* **Required work**:
Search the entries below for "rest" and copy each matching line.

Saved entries
--- START ---
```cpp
int Wave::setup()
{
    S = seqs.size();
    tw0 = std::chrono::steady_clock::now();
    if (cfg.test_hard_fail >= 0 && (int)S == cfg.test_hard_fail) return fail(RAFFT_ERR_PARAM, "test hook: hard failure of this wave");
    off.resize(S); len.resize(S);
    sumL = 0;
    for (size_t i = 0; i < S; i++) { off[i] = (int)sumL; len[i] = seqs[i].len; sumL += seqs[i].len; }
    const size_t st_codes = 0, st_off = (sumL + 16 + 63) & ~(size_t)63, st_len = st_off + ((S * 4 + 63) & ~(size_t)63),
                 st_ctr = st_len + ((S * 4 + 63) & ~(size_t)63), st_soff = st_ctr + ((sizeof(Counters) + 63) & ~(size_t)63),
                 st_scap = st_soff + ((S * 8 + 63) & ~(size_t)63), st_bytes = st_scap + S * 4;
    stage = pin_acquire(st_bytes);
    if (!stage.p) return fail(RAFFT_ERR_HIP, "hipHostMalloc failed for the input staging buffer");
    uint8_t *codes = (uint8_t *)stage.p + st_codes;
    for (size_t i = 0; i < S; i++) {
        uint8_t *dst = codes + off[i];
        if (seqs[i].c) memcpy(dst, seqs[i].c, (size_t)seqs[i].len);
        else {
            const unsigned char *src = (const unsigned char *)seqs[i].s;
            for (int x = 0; x < seqs[i].len; x++) dst[x] = kBaseCode[src[x]] & 7;
        }
    }
    memset(codes + sumL, 0, 16);
    memcpy((char *)stage.p + st_off, off.data(), S * 4);
    memcpy((char *)stage.p + st_len, len.data(), S * 4);
    const double ms_enc = since(tw0);
    int maxL = 0;
    for (size_t i = 0; i < S; i++) maxL = std::max(maxL, len[i]);
    const int direct_n_ = cfg.direct_n;
    const bool force_fft_ = cfg.force_fft != 0;
    const bool nofft1 = !seam && !force_fft_ && direct_n_ >= cls1_P(cfg) / 2 && p.gc_wei >= 0.0 && p.au_wei >= 0.0 && p.gu_wei >= 0.0;
    const bool nofft2 = nofft1 && direct_n_ >= CLS2_P / 2;
    if (int rc = class_cfg(cfg, p.nb_mode, maxL, cf, nofft1, nofft2, nofft1)) return rc;
    if (cfg.trace)
        for (int c = 0; c < NGEN; c++)
            fprintf(stderr, "[rafft] expand class %d: %d threads x %d regions per workgroup, P <= %d, branches <= %d, lags <= %d, LDS %d B%s\n", c, cf[c].nt, cf[c].wpb,
                    cf[c].Pmax, cf[c].brmax, cf[c].Kmax, cf[c].lds, cf[c].nofft ? " (no FFT buffers)" : "");
    merge_target = maxL > CLS2_P / 2 ? 3 : 2;
    JobPlan jp = plan_job(cfg, p, seqs, est);
    seen_cap0 = std::move(jp.seen_cap0);
    seen0_total = jp.seen0_total;
    const double seen0_avg = jp.seen0_avg;
    c = jp.caps;
    if (std::max((size_t)c.sort_cap * 8, (size_t)24 * 1024) + RL_CAP * 12 + (size_t)(p.max_stack + 4) * (sizeof(ParentInfo) + 16) + 1024 > 150 * 1024)
        return fail(RAFFT_ERR_PARAM, "max_branch + 2*max_stack too large for the LDS-resident beam sort");
    B = (size_t)p.max_stack;

    size_t Sr = S;
    Caps cr = c;
    if (S < merge_cap() && !seam) {
        const double reserve_frac = cfg.reserve_frac;
        const size_t tries[2] = {S >= 256 ? merge_cap() : std::max<size_t>(S, std::min<size_t>(64, 32 * S)), S >= 256 ? std::min(merge_cap(), 5 * S) : S};
        Sr = S;
        for (size_t want : tries) {
            if (want <= S) continue;
            Caps big = plan_caps(cfg, want, (size_t)((double)sumL * (double)want / (double)S), p, est, seen0_avg);
            if (big.bytes <= (size_t)((double)g.hbm_total * reserve_frac)) { cr = big; Sr = want; break; }
        }
    }
    reserve = (double)Sr / (double)S;
    const size_t sumLr = Sr == S ? sumL : (size_t)((double)sumL * (double)Sr / (double)S);
#define ENS(buf, bytes) do { if (int rc_ = ensure(ws.buf, (bytes))) return rc_; } while (0)
    ENS(codes, sumLr + 16); ENS(seq_off, Sr * 4); ENS(seq_len, Sr * 4);
    ENS(beam, Sr * B * 4); ENS(beam_n, Sr * 4); ENS(done, Sr * 4); ENS(nsteps, Sr * 4);
    ENS(ch_parent, Sr * c.ch_cap * 2); ENS(ch_combo, Sr * c.ch_cap * 8); ENS(ch_dcal, Sr * c.ch_cap * 4); ENS(ch_h, Sr * c.ch_cap * 16);
    ENS(seen, cr.seen * 16); ENS(seen_off, Sr * 8); ENS(seen_cap, Sr * 4); ENS(seen_cnt, Sr * 4); ENS(seen_bm, cr.seen / 8 + 64); ENS(seen_mode, Sr * 4);
    ENS(st, cr.st * sizeof(StRec)); ENS(prod, cr.nd * 16);
    ENS(nd, cr.nd * sizeof(NodeRec)); ENS(nlist, cr.nd * 4); ENS(nd_slot, cr.nd * 4); ENS(cslot, cr.cand * 8);
    ENS(pos, cr.pos * 2); ENS(br, cr.br * 4); ENS(sp, cr.sp * 4); ENS(cand, cr.cand * 32);
    ENS(looptab, cr.looptab * 8);
    ENS(trec, cr.trec * 16); ENS(tsid, cr.tsid * 4);
    ENS(work0, cr.work * 4); ENS(work1, cr.work * 4); ENS(work2, cr.work * 4); ENS(work3, cr.work * 4); ENS(work4, cr.work * 4); ENS(work5, cr.work * 4);
    ENS(mat, cr.mat * sizeof(MatRec));
    ENS(counters, sizeof(Counters));
#undef ENS


    memset(&d, 0, sizeof d);
    d.T = g.T; d.tw = g.tw; d.S = (int)S;
    d.codes = (const uint8_t *)ws.codes.p; d.seq_off = (const int *)ws.seq_off.p; d.seq_len = (const int *)ws.seq_len.p;
    d.K = p.nb_mode; d.B = p.max_stack; d.max_branch = p.max_branch; d.min_hp = p.min_hp; d.traj = p.traj;
    d.min_nrj = p.min_nrj; d.gc = p.gc_wei; d.au = p.au_wei; d.gu = p.gu_wei;
    d.memo = (p.min_nrj == 0.0) ? 1 : 0;
    if (cfg.no_memo) d.memo = 0;
    if (cfg.force_fft) d.force_fft = 1;
    d.rl_cap = RL_CAP;
    longseq = maxL > LDS_SEQ;
    d.pos_packed = longseq ? 0 : 1;
    d.max_prod = (longseq || big_prod) ? MAX_PROD_LONG : MAX_PROD;
    if (cfg.test_max_prod > 0 && !big_prod && !longseq) d.max_prod = std::max(1, std::min(cfg.test_max_prod, MAX_PROD));
    if (longseq) {
        d.big_stride = (size_t)2 * cf[0].nmax + (size_t)2 * cf[0].nmax / 4;
        if (int rc = ensure(ws.big, (size_t)cf[0].grid * d.big_stride * 8)) return rc;
        d.big_keyv = (double *)ws.big.p;
    } else if (cf[3].direct3) {
        d.big_stride = (size_t)MAX_P + (size_t)MAX_P / 4;
        if (int rc = ensure(ws.big, (size_t)cf[3].grid * d.big_stride * 8)) return rc;
        d.big_keyv = (double *)ws.big.p;
    }
    d.cls1_P = cls1_P(cfg); d.cls1_br = cf[1].brmax;
    d.c3_switch = cfg.c3_switch >= 0 ? cfg.c3_switch : g.n_cu;
    d.cand_slab = std::max(16, cfg.slab);
    d.fetch_bulk = std::max(1, cfg.fetch);
    d.taper_pct = std::max(0, std::min(100, cfg.taper));
    d.direct_n = cfg.direct_n;
    d.sm_n4 = std::max(0, std::min(cfg.small_n4, 16)); d.sm_n5 = std::max(d.sm_n4, std::min(cfg.small_n5, 32));
    if (!d.pos_packed || d.force_fft || !(p.gc_wei >= 0.0 && p.au_wei >= 0.0 && p.gu_wei >= 0.0)) d.sm_n4 = d.sm_n5 = 0;
    d.mat_tile = 64;
    d.mat_tile = std::max(1, std::min(cfg.mat_tile, 64));
    if (cfg.rl_cap >= 0) d.rl_cap = std::min(cfg.rl_cap, RL_CAP);
    d.beam = (int *)ws.beam.p; d.beam_n = (int *)ws.beam_n.p; d.done = (int *)ws.done.p; d.nsteps = (int *)ws.nsteps.p;
    d.ch_cap = c.ch_cap;
    d.ch_parent = (uint16_t *)ws.ch_parent.p; d.ch_combo = (uint64_t *)ws.ch_combo.p; d.ch_dcal = (int *)ws.ch_dcal.p; d.ch_h = (uint64_t *)ws.ch_h.p;
    d.seen = (uint64_t *)ws.seen.p; d.seen_cap_total = c.seen;
    d.seen_off = (uint64_t *)ws.seen_off.p; d.seen_cap = (uint32_t *)ws.seen_cap.p; d.seen_cnt = (uint32_t *)ws.seen_cnt.p;
    d.seen_bm = (uint32_t *)ws.seen_bm.p; d.seen_mode = (uint32_t *)ws.seen_mode.p;
    d.st_cap = (uint32_t)c.st;
    d.st = (StRec *)ws.st.p;
    d.prod = (ProdEnt *)ws.prod.p; d.prod_shard_cap = c.nd / NSHARD;
    d.nd_cap = (uint32_t)c.nd;
    d.nd = (NodeRec *)ws.nd.p; d.nlist = (int *)ws.nlist.p; d.nd_slot = (uint32_t *)ws.nd_slot.p; d.cslot = (unsigned long long *)ws.cslot.p;
    d.looptab = (unsigned long long *)ws.looptab.p; d.looptab_cap = c.looptab;
    d.pos = (uint16_t *)ws.pos.p; d.pos_cap = c.pos; d.br = (uint32_t *)ws.br.p; d.br_cap = c.br;
    d.sp = (uint32_t *)ws.sp.p; d.sp_cap = c.sp;
    d.cand = (Cand *)ws.cand.p; d.cand_cap = c.cand;
    d.trec = (int4 *)ws.trec.p; d.trec_cap = (uint32_t)c.trec; d.tsid = (int *)ws.tsid.p; d.tsid_cap = c.tsid;
    d.work[0] = (int *)ws.work0.p; d.work[1] = (int *)ws.work1.p; d.work[2] = (int *)ws.work2.p; d.work[3] = (int *)ws.work3.p;
    d.work[4] = (int *)ws.work4.p; d.work[5] = (int *)ws.work5.p; d.work_cap = (uint32_t)c.work;
    d.mat = (MatRec *)ws.mat.p; d.mat_cap = (uint32_t)c.mat;
    d.c = (Counters *)ws.counters.p;
    d.nd_base = S; d.nd_shard_cap = (c.nd - S) / NSHARD;
    d.pos_base = sumL; d.pos_shard_cap = (c.pos - sumL) / NSHARD;
    d.sp_shard_cap = c.sp / NSHARD;
    d.br_shard_cap = c.br / NSHARD; d.cand_shard_cap = c.cand / NSHARD;
    if (seam) d.dbg = seam->dbg;


    for (int v = 1; v >= 0; v--) {
        const size_t nt = v ? 1024 : 256;
        const size_t rest = RL_CAP * 12 + B * sizeof(ParentInfo) + (B + 1) * 8 + ((B + 3) & ~(size_t)3) * 4 + 128 + B * 4;
        size_t bm = v ? 32768 : 4096;
        if (cfg.seen_bm_max >= 0) bm = std::min((size_t)cfg.seen_bm_max & ~(size_t)15, 32 * nt);
        while (bm && 24 * nt + bm + rest > 160 * 1024) bm = (bm / 2) & ~(size_t)15;
        if (v == 0) bm = std::min(bm, bs_bm[1]);
        bs_bm[v] = bm;
        bs_lds[v] = std::max((size_t)c.sort_cap * 8, 24 * nt + bm) + rest;
    }
    d.seen_bm0 = (uint32_t)bs_bm[S < (size_t)std::max(0, cfg.wide_below) ? 1 : 0];

    const double ms_plan = since(tw0);
    hipStream_t st = ws.stream;
    double t_mark = ms_plan;
    auto slow_call = [&](const char *what) {
        if (!cfg.trace) return;
        const double now = since(tw0);
        if (now - t_mark > 1.0) fprintf(stderr, "[rafft] setup of a wave of %zu sequences: %s kept the host for %.3f ms\n", S, what, now - t_mark);
        t_mark = now;
    };
    memset(&hc, 0, sizeof hc);
    hc.n_struct = S; hc.seen_top = seen0_total;
    memcpy((char *)stage.p + st_ctr, &hc, sizeof hc);
    {
        uint64_t *so = (uint64_t *)((char *)stage.p + st_soff);
        uint32_t *sc = (uint32_t *)((char *)stage.p + st_scap);
        size_t o = 0;
// ... 354 lines not shown
```

Measured before the change: 572,600.

## Resolve isolated stacking cells with bitmask ranking in window-score scans

After: 567,300. Within noise of the previous version (-0.9%).

```diff
diff --git a/rafft_amd/csrc/rafft_device.h b/rafft_amd/csrc/rafft_device.h
--- a/rafft_amd/csrc/rafft_device.h
+++ b/rafft_amd/csrc/rafft_device.h
@@ -335,3 +335,46 @@
     }
     r0 = a; r1 = b; r2 = c; r3 = e;
 }
+
+__host__ __device__ inline uint32_t ws_iso_ranks(double gc, double au, double gu)
+{
+    const double w[3] = {gc, au, gu};
+    double v[6];
+    for (int t = 0; t < 3; t++) { v[2 * t] = w[t]; v[2 * t + 1] = (0.0 + w[t]) * w[t]; }
+    uint32_t ranks = 0;
+    for (int c = 0; c < 6; c++) {
+        uint32_t r = 0;
+        for (int e = 0; e < 6; e++) r += v[e] > v[c] ? 1u : 0u;
+        ranks |= r << (3 * c);
+    }
+    return ranks;
+}
+struct WsIso { uint32_t iso, loop, cont; int cell; double score; };
+__host__ __device__ __forceinline__ WsIso ws_isolated(uint32_t pGC, uint32_t pAU, uint32_t pGU, uint32_t cm, uint32_t span, bool prev_pairs,
+                                                      bool has_next, uint32_t ranks, double wgc, double wau, double wgu)
+{
+    WsIso r;
+    const uint32_t p = (pGC | pAU | pGU) & span;
+    r.cont = cm & p & ((p << 1) | (prev_pairs ? 1u : 0u));
+    r.loop = p & (r.cont | (r.cont >> 1) | (has_next ? 0x80000000u : 0u));
+    r.iso = p & ~r.loop;
+    const uint32_t pt[3] = {pGC, pAU, pGU};
+    uint32_t key = ~0u;
+#pragma unroll
+    for (int c = 0; c < 6; c++) {
+        const uint32_t m = r.iso & pt[c >> 1] & ((c & 1) ? cm : ~cm);
+        const uint32_t kc = (uint32_t)(m ? __builtin_clz(m) : -1) | (((ranks >> (3 * c)) & 7u) << 5);
+        key = kc < key ? kc : key;
+    }
+    r.cell = key == ~0u ? -1 : 31 - (int)(key & 31u);
+    const uint32_t bit = key == ~0u ? 0u : 0x80000000u >> (key & 31u);
+    const double w8 = (pGC & bit) ? wgc : (pAU & bit) ? wau : wgu;
+    r.score = !bit ? 0.0 : (cm & bit) ? (0.0 + w8) * w8 : w8;
+    return r;
+}
+__host__ __device__ __forceinline__ int ws_run_ending_at(uint32_t p, int bi)
+{
+    const uint32_t x = ~p << (31 - bi);
+    const int nz = x ? __builtin_clz(x) : 32;
+    return nz < bi + 1 ? nz : bi + 1;
+}
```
--- END ---
* **Answer space**:
        const size_t rest = RL_CAP * 12 + B * sizeof(ParentInfo) + (B + 1) * 8 + ((B + 3) & ~(size_t)3) * 4 + 128 + B * 4;
        while (bm && 24 * nt + bm + rest > 160 * 1024) bm = (bm / 2) & ~(size_t)15;
        bs_lds[v] = std::max((size_t)c.sort_cap * 8, 24 * nt + bm) + rest;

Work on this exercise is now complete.